Total S&P 500 earnings in the first quarter of 2026 are currently expected to increase by +12.0% from the same period last year on +8.6% higher revenues. This would follow the +14% increase in earnings on +9.1% higher revenues in the preceding period (2025 Q4).
- Estimates for 2026 Q1 and full-year 2026 remain positive, with the favorable revisions trend firmly in place even after the start of the Middle East conflict.
- Estimates for the Energy sector have moved higher since the start of March, but estimates have also increased for 8 other Zacks sectors, including Tech, Finance, Construction, Basic Materials, and Utilities.
- The Tech sector has been a critical growth pillar since 2023 Q3 and is expected to play that role in 2026 Q1 as well, with expected earnings growth of +24.6%. Excluding the Tech sector’s substantial contribution, Q1 earnings growth for the rest of the S&P 500 index would be +5.5% (vs. +12.0% otherwise).
A favorable revisions trend, driven by the tech sector
Elevated headline risks resulting from geopolitical turmoil have joined pre-existing worries about the future of software businesses and the seemingly ever-rising spending by the Mag 7 companies. Sentiment, as a result, has been downbeat on Mag 7 and software stocks, as the year-to-date performance chart of Mag 7 stocks, the Zacks Tech sector, the Zacks Finance sector, and the S&P 500 index shows.

There is a fair amount of overlap between the Mag 7 stocks and the Tech sector, but the Zacks industry classification system places two of the Mag 7 stocks – Amazon (AMZN ) and Tesla (TSLA) – outside the Tech sector, with Amazon in the Zacks Retail sector and Tesla in the Zacks Auto sector.
The soft sentiment on the Mag 7 stocks and Tech sectors notwithstanding, these two spaces represent the most robust profitability centers in the entire S&P 500 index, with a steadily improving earnings outlook reflected in positive estimate revisions.
The revisions trend has been broadly positive since the start of the period in January, and the favorable trend has remained unchanged since the start of hostilities in the Middle East. Estimates for the Energy sector that had earlier been under pressure have reversed course and are now going up. But estimates are actually up for half of the 16 Zacks sectors since the start of March, aside from Energy, including the Tech, Finance, Construction, and Basic Materials sectors.
For 2026 Q1, the Zacks Tech sector is expected to produce +24.8% earnings growth on +21.8% higher revenues, as the chart below shows.

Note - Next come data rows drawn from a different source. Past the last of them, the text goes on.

### dp_gsat_amd/csrc/common.h

```cpp
#pragma once
#include <cstring>
#include <cstdint>
#include <cstdio>
#include <cstdarg>
#include <hip/hip_runtime.h>

#include "../../include/gsat_hip.h"

namespace gsat {

void set_error(const char* fmt, ...);
const char* get_error();

#define GSAT_CHECK_HIP(expr)                                                                  \
    do {                                                                                      \
        hipError_t _e = (expr);                                                               \
        if (_e != hipSuccess) {                                                               \
            gsat::set_error("%s:%d: %s -> %s", __FILE__, __LINE__, #expr, hipGetErrorString(_e)); \
            return GSAT_ERR_HIP;                                                              \
        }                                                                                     \
    } while (0)

#define GSAT_REQUIRE(cond, code, ...)                                                         \
    do {                                                                                      \
        if (!(cond)) {                                                                        \
            gsat::set_error(__VA_ARGS__);                                                     \
            return (code);                                                                    \
        }                                                                                     \
    } while (0)

#define GSAT_LAUNCH_CHECK() GSAT_CHECK_HIP(hipGetLastError())

static inline int64_t ceil_div(int64_t a, int64_t b) { return (a + b - 1) / b; }

hipError_t zero_async(void* p, size_t bytes, hipStream_t stream);
static inline size_t align_up(size_t a, size_t b) { return (a + b - 1) / b * b; }

struct Arena {
    char* base;
    size_t cap, off;
    Arena(void* p, size_t bytes) : base(static_cast<char*>(p)), cap(bytes), off(0) {}
    template <class T> T* take(size_t n) {
        size_t b = align_up(n * sizeof(T), 256);
        if (base == nullptr || off + b > cap) { off += b; return nullptr; }
        T* r = reinterpret_cast<T*>(base + off);
        off += b;
        return r;
    }
    bool ok() const { return base != nullptr && off <= cap; }
};

struct SlabJob { const float* ws; int nslab; size_t slab; int M, N; int64_t ldc; int accumulate; float* out; };
int gemm_f32(hipStream_t stream, bool a_t, bool b_t, int64_t M, int64_t N, int64_t K, const float* A, int64_t lda, const float* B,
             int64_t ldb, float* C, int64_t ldc, const float* bias, bool accumulate, float* ws, size_t ws_floats, bool allow_split = false,
             SlabJob* defer = nullptr);
int slab_reduce_jobs(hipStream_t stream, const SlabJob* jobs, int n);
size_t gemm_workspace_floats(int64_t M, int64_t N, int64_t K, bool reduce_rows);
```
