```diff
@@ -716,11 +743,15 @@
   }
   const int smem = g.a_side + p.b_stages * T32_PLANES * e.b_plane_bytes + (g.epi_tma ? t32_epi_bytes(g.nwg, block_n) : 0) + 1024 +
                    T32_BAR_BYTES;
-#define VPS_TC32_LAUNCH(NWG, EPI)                                                                                              \
-  launch_persistent<conv_igemm_tc32_kernel<NWG, EPI>>(p.total_tiles, t32_threads(NWG), smem, stream, "conv2d_tc32", tmA, tmB, tmY, \
+#define VPS_TC32_LAUNCH(NWG, EPI, PH)                                                                                          \
+  launch_persistent<conv_igemm_tc32_kernel<NWG, EPI, PH>>(p.total_tiles, t32_threads(NWG), smem, stream, "conv2d_tc32", tmA, tmB, tmY, \
                                                       tmR, p, e)
-  if (g.nwg == 4) return g.epi_tma ? VPS_TC32_LAUNCH(4, true) : VPS_TC32_LAUNCH(4, false);
-  return g.epi_tma ? VPS_TC32_LAUNCH(2, true) : VPS_TC32_LAUNCH(2, false);
+  if (g.halo == T32_PHASE) {
+    if (g.nwg == 4) return g.epi_tma ? VPS_TC32_LAUNCH(4, true, true) : VPS_TC32_LAUNCH(4, false, true);
+    return g.epi_tma ? VPS_TC32_LAUNCH(2, true, true) : VPS_TC32_LAUNCH(2, false, true);
+  }
+  if (g.nwg == 4) return g.epi_tma ? VPS_TC32_LAUNCH(4, true, false) : VPS_TC32_LAUNCH(4, false, false);
+  return g.epi_tma ? VPS_TC32_LAUNCH(2, true, false) : VPS_TC32_LAUNCH(2, false, false);
 #undef VPS_TC32_LAUNCH
 }
 
@@ -730,7 +761,8 @@
   Tc32Plan g;
   const int st = tc32_plan(a, nprob, g);
   if (st != VPS_OK) return st;
-  plan[0] = g.nwg; plan[1] = g.block_n; plan[2] = g.tw; plan[3] = g.th; plan[4] = g.halo; plan[5] = g.epi_tma;
+  plan[0] = g.nwg; plan[1] = g.block_n; plan[2] = g.tw; plan[3] = g.th; plan[4] = g.halo == T32_HALO; plan[5] = g.epi_tma;
+  plan[6] = g.halo;
   return VPS_OK;
 }
 
diff --git a/vps_b200/ops.py b/vps_b200/ops.py
--- a/vps_b200/ops.py
+++ b/vps_b200/ops.py
@@ -246,9 +246,10 @@
     for i in range(n):
         arr[i] = _conv_args(x, pws[i], x if y is None else y, stride, pad, ACT_NONE, 0.1, res, False, 1.0, oh, ow,
                             omaps[i] if omaps is not None else (1, 0, 1, 0), pads[i] if pads is not None else None)
-    plan = (C.c_int * 6)()
+    plan = (C.c_int * 7)()
     check(_real_lib().vps_conv2d_tc32_plan(arr, n, plan), "conv2d_tc32_plan")
-    return dict(nwg=plan[0], block_n=plan[1], tw=plan[2], th=plan[3], halo=plan[4], epilogue="tma" if plan[5] else "frag")
+    return dict(nwg=plan[0], block_n=plan[1], tw=plan[2], th=plan[3], halo=plan[4], epilogue="tma" if plan[5] else "frag",
+                kind=("flat", "halo", "phase")[plan[6]])
 
 
 def correlation(f1, f2, out, pad, max_disp, stride1, stride2, act=ACT_NONE, slope=0.1, impl=None):
```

The Tech sector has been a critical pillar of aggregate earnings growth since 2023 Q3 and is expected to play that role in 2026 Q1 as well.
For Q1 as a whole, total S&P 500 earnings are expected to be up +12.0% from the same period last year. But the aggregate growth pace drops to +5.5% once the Tech sector’s contribution is excluded.
Even more importantly, estimates for the Tech sector are steadily going up, notwithstanding the aforementioned sentiment issues, as the chart below shows.

In fact, the positive revisions trend for the Tech sector has been key to keeping the aggregate revisions trend in positive territory, offsetting pressure on estimates elsewhere.
The Tech sector is one of the four sectors whose 2026 Q1 earnings estimates have increased since the start of October 2025; the other three sectors enjoying favorable revisions are Finance, Industrial Products, and Business Services.
The earnings big picture
The chart below shows expectations for 2026 Q1 in terms of what was achieved in the preceding five periods and what is currently expected for the following three quarters.

As noted earlier, the revisions trend for the current period (2026 Q1) has held reasonably well, as the chart below shows.

The chart below shows the overall earnings picture for the S&P 500 index on an annual basis.

The estimate revisions trend in the aggregate remains positive, even though there is plenty of churn at the sector level. Importantly, favorable revisions in the Tech and Finance sectors are helping offset pressures in other sectors.